* _EXERCISE AIM_:
Run through the data and copy out every line that mentions the word "gate".

* _RECORDS SHOWN_:

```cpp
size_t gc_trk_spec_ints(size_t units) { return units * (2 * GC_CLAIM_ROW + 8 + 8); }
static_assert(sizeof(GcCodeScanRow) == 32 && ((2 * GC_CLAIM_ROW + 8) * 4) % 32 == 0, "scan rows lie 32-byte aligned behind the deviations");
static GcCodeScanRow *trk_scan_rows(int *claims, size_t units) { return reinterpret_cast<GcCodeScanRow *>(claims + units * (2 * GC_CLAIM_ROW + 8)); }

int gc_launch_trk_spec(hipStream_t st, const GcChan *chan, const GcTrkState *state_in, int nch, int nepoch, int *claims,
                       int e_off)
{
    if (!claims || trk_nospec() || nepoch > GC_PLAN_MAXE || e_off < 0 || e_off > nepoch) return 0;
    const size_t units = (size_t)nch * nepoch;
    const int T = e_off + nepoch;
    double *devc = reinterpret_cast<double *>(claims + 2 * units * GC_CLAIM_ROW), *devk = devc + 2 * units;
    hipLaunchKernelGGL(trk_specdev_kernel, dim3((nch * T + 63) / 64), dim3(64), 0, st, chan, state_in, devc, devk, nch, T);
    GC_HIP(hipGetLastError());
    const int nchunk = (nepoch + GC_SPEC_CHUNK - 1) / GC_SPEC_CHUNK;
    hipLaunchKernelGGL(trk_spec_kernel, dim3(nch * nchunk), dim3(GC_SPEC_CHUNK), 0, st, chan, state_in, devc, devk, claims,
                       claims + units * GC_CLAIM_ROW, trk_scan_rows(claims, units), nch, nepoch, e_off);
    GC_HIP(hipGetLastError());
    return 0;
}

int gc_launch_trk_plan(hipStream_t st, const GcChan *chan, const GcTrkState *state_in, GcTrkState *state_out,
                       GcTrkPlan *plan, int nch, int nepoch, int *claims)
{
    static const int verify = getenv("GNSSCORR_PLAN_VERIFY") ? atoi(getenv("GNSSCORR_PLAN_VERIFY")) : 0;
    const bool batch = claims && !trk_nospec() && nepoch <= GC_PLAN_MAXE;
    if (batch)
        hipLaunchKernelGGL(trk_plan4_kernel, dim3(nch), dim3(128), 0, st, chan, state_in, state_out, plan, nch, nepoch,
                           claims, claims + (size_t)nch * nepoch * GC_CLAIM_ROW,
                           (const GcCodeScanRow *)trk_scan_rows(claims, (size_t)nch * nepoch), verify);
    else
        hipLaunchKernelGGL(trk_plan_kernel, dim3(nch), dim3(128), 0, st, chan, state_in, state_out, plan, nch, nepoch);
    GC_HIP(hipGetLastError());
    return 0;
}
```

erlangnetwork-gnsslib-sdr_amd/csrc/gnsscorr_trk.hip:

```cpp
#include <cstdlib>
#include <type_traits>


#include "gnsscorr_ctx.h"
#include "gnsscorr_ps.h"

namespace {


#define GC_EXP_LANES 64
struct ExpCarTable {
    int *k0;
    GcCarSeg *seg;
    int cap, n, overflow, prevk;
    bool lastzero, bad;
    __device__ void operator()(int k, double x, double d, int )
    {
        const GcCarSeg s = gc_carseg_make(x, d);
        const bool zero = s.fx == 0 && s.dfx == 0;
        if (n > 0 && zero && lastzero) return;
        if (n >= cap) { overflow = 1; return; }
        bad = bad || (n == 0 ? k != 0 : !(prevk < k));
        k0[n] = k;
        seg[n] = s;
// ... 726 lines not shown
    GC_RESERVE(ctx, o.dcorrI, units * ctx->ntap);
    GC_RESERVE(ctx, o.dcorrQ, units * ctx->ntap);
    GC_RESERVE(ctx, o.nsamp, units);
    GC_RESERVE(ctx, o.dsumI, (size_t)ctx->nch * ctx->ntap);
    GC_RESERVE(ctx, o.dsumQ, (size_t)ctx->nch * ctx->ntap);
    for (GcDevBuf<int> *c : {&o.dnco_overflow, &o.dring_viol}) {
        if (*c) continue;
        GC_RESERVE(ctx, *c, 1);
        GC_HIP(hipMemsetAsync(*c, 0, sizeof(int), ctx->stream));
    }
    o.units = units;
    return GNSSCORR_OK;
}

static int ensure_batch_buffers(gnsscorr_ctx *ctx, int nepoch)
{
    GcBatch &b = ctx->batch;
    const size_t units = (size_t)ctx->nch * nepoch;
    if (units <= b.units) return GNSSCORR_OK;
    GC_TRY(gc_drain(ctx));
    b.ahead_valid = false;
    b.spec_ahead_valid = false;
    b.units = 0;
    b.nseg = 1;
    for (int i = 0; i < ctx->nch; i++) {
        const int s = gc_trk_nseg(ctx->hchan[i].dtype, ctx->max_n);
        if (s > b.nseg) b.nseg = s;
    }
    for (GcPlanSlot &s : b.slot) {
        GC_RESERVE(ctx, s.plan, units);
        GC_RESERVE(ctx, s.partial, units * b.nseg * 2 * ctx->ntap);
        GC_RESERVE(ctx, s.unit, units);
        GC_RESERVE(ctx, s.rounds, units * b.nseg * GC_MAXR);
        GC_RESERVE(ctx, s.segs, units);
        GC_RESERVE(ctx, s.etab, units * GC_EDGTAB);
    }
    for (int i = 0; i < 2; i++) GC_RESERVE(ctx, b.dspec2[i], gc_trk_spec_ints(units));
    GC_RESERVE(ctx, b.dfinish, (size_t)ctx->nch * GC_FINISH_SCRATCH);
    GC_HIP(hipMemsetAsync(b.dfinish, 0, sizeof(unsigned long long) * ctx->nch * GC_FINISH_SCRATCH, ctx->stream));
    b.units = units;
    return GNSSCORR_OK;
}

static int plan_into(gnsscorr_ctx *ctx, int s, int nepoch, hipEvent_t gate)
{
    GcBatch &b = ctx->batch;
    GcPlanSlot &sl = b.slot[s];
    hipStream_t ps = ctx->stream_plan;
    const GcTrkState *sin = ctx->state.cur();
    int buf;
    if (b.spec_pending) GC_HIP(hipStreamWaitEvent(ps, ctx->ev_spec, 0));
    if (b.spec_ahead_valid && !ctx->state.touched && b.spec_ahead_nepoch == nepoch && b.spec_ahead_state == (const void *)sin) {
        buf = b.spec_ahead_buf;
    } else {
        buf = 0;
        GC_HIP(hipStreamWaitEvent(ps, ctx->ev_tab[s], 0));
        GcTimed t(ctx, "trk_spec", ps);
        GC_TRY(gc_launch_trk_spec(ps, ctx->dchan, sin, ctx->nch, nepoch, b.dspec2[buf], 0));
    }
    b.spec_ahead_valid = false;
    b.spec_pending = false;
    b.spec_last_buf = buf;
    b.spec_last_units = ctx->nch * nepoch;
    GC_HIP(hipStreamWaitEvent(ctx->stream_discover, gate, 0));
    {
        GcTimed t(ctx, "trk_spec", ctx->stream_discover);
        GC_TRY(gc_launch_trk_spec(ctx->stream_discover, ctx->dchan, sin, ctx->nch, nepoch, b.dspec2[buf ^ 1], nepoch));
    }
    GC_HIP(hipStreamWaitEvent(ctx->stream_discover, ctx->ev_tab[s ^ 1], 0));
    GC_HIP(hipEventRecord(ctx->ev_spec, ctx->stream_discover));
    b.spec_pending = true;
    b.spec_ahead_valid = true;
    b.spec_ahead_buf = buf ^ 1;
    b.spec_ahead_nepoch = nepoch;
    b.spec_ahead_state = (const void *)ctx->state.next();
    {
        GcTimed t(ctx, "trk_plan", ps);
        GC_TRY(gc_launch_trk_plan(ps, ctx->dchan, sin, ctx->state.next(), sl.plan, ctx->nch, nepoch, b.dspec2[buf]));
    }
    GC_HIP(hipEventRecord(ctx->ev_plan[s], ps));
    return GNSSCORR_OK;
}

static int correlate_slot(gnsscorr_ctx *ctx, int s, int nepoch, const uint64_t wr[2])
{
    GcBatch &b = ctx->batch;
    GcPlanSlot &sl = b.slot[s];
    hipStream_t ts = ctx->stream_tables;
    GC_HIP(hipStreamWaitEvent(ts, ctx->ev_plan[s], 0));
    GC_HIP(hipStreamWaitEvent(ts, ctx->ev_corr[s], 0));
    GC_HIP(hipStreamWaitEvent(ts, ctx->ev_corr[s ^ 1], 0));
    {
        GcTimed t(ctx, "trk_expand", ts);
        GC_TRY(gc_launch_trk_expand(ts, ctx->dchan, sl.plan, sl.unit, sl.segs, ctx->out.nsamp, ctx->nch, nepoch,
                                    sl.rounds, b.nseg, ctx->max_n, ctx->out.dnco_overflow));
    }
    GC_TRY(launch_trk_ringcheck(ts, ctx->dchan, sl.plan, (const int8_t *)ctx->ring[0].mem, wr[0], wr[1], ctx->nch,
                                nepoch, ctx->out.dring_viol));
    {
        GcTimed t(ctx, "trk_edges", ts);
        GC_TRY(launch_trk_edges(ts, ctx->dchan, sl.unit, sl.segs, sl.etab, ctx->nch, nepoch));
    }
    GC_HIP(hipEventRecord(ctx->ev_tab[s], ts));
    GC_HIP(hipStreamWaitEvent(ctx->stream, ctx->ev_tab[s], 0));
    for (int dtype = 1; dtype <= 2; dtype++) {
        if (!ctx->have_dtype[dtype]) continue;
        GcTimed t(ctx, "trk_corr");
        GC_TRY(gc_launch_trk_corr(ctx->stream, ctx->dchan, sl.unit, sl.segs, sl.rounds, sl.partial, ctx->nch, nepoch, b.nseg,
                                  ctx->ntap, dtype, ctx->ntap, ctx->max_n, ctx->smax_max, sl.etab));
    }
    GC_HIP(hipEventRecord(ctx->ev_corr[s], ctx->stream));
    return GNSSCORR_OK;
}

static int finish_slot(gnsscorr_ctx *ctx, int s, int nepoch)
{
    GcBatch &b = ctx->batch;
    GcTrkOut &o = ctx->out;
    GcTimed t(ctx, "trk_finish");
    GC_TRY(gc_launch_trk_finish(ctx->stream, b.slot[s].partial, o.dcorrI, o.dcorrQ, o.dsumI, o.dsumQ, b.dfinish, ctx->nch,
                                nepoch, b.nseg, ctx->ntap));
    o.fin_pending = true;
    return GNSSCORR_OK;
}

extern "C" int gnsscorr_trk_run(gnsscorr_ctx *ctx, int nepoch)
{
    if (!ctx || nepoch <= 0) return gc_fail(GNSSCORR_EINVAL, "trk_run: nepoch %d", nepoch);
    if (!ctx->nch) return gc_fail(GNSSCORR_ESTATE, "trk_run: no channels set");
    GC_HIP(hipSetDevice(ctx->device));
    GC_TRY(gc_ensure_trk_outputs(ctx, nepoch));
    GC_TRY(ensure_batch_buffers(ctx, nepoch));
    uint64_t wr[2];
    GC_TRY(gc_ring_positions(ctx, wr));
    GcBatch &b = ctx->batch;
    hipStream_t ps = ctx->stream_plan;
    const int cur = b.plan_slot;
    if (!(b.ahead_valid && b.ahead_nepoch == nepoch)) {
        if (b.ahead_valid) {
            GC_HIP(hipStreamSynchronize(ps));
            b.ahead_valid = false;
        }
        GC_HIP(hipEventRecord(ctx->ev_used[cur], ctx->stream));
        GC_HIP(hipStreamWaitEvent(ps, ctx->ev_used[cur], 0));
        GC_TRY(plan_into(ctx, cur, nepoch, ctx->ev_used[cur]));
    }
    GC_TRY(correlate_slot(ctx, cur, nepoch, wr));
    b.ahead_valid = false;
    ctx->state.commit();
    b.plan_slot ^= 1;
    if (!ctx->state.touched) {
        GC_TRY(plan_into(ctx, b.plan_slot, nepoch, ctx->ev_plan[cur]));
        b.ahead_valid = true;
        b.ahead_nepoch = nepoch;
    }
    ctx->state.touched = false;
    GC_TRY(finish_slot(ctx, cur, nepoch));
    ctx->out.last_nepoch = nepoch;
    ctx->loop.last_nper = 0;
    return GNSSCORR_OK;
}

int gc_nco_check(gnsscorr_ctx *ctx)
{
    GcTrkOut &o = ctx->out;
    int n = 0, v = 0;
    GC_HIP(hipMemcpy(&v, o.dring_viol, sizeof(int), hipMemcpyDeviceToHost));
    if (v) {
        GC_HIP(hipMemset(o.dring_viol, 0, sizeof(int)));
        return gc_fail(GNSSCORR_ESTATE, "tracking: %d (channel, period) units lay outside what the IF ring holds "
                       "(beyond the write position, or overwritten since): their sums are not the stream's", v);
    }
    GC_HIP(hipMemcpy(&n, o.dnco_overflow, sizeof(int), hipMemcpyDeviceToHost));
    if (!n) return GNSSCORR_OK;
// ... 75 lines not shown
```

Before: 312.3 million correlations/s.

* _EXERCISE RESPONSE_:
static int plan_into(gnsscorr_ctx *ctx, int s, int nepoch, hipEvent_t gate)
    GC_HIP(hipStreamWaitEvent(ctx->stream_discover, gate, 0));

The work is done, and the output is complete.